Give an exact copy of the line that has "float* out;" and of every line below it, through the last, with nothing else.

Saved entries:
● ● ● ●

constexpr int MID = TAPS / 2, MID_AL = 24, IMG_END = 255 * 16 + 64;
__device__ __forceinline__ int img_addr(int g) { return (g >> 4) * zm47::RSTR + (g & 15); }
constexpr int PC_WORD = 5184, PC_TAIL = 2052, EDGE_WORD = PC_WORD + PC_TAIL + 512 + 4;
static_assert((EDGE_WORD + 256) * 4 <= PL::LDS_FLOAT2 * 8, "lean layout must fit in the frame image");
constexpr int KEEP_WORD = PL::LDS_FLOAT2 * 2, CARRY_WORD = KEEP_WORD + HOP, WIN_WORD = CARRY_WORD + HOP;
constexpr size_t LDS_BYTES = (size_t)(WIN_WORD + 2 * HOP) * 4;
static_assert(LDS_BYTES <= LDS_BYTES_MAX, "three workgroups per CU");

__device__ __forceinline__ void lds_barrier()
{
	asm volatile("s_waitcnt lgkmcnt(0)\n\ts_barrier" ::: "memory");
}

struct TwGlobal32 {
	static constexpr bool PLAIN = true;
	static constexpr bool PACKED = true;
	const float2* __restrict__ p;
	__device__ __forceinline__ float2 get(int, int, int, int idx) const
	{
		return *reinterpret_cast<const float2*>(reinterpret_cast<const char*>(p) + (unsigned)(idx << 3));
	}
};

struct Spec {
	float2 S[16];
};

struct FwdInPre {
	float x[8], w[8];
	__device__ __forceinline__ float2 operator()(int, int slot) const { return make_float2(x[slot] * w[slot], 0.0f); }
};

struct FwdOut {
	Spec* r;
	int* img;
	__device__ __forceinline__ void operator()(int idx, float2 X, bool lower, int slot) const
	{
		r->S[slot] = X;
		if (lower || idx == (N >> 1)) {
			const float m = zfft::cabs_exact(X.x, X.y);
			const int key = __float_as_int(m);
			constexpr int CH = (TF / 16) * zm47::RSTR;
			const int tfl = idx - slot * TF;
			const int a0 = img_addr(tfl + MID_AL), a1 = img_addr(N - tfl + MID_AL);
			img[a0 + slot * CH] = key;
			img[(idx == 0 || idx == (N >> 1)) ? a0 + slot * CH : a1 - slot * CH] = key;
		}
	}
};

struct InvIn {
	const Spec* r;
	const int* img;
	const float* pc;
	double thr;
	__device__ __forceinline__ float2 operator()(int idx, int slot) const
	{
		const int lo = slot * TF, hi = lo + TF - 1;
		int pi;
		if (hi <= N / 2)
			pi = idx;
		else if (lo > N / 2 && hi < N - MID)
			pi = N - idx;
		else
			pi = (idx > N / 2 && idx < N - MID) ? N - idx : (idx > N / 2 ? idx - (N - 512) + PC_TAIL : idx);
		const int g0 = idx + 24 - slot * TF;
		const float mag = __int_as_float(img[(g0 >> 4) * 20 + (g0 & 15) + slot * (TF / 16) * 20]);
		const float2 z = r->S[slot];
		const float m = hard_mask_exact(pc[pi], mag + FLT_EPSILON, thr);
		return make_float2(z.x * m, z.y * m);
	}
};

struct InvOut {
	float* Y;
	float* out;
	float* carry;
	float cola;
	__device__ __forceinline__ void operator()(int idx, float2 x, bool, int slot) const
	{
		const float y = x.x * cola;
		ZH_CHK(Y + idx, 1);
		Y[idx] = y;
		if (slot < 4) {
			ZH_CHK(out + idx, 1);
			out[idx] = carry[(slot & 3) * TF] + y;
		}
		else {
			carry[(slot & 3) * TF] = y;
		}
	}
};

● ● ● ●

ANSWER FOR THIS EXERCISE.
	float* out;
	float* carry;
	float cola;
	__device__ __forceinline__ void operator()(int idx, float2 x, bool, int slot) const
	{
		const float y = x.x * cola;
		ZH_CHK(Y + idx, 1);
		Y[idx] = y;
		if (slot < 4) {
			ZH_CHK(out + idx, 1);
			out[idx] = carry[(slot & 3) * TF] + y;
		}
		else {
			carry[(slot & 3) * TF] = y;
		}
	}
};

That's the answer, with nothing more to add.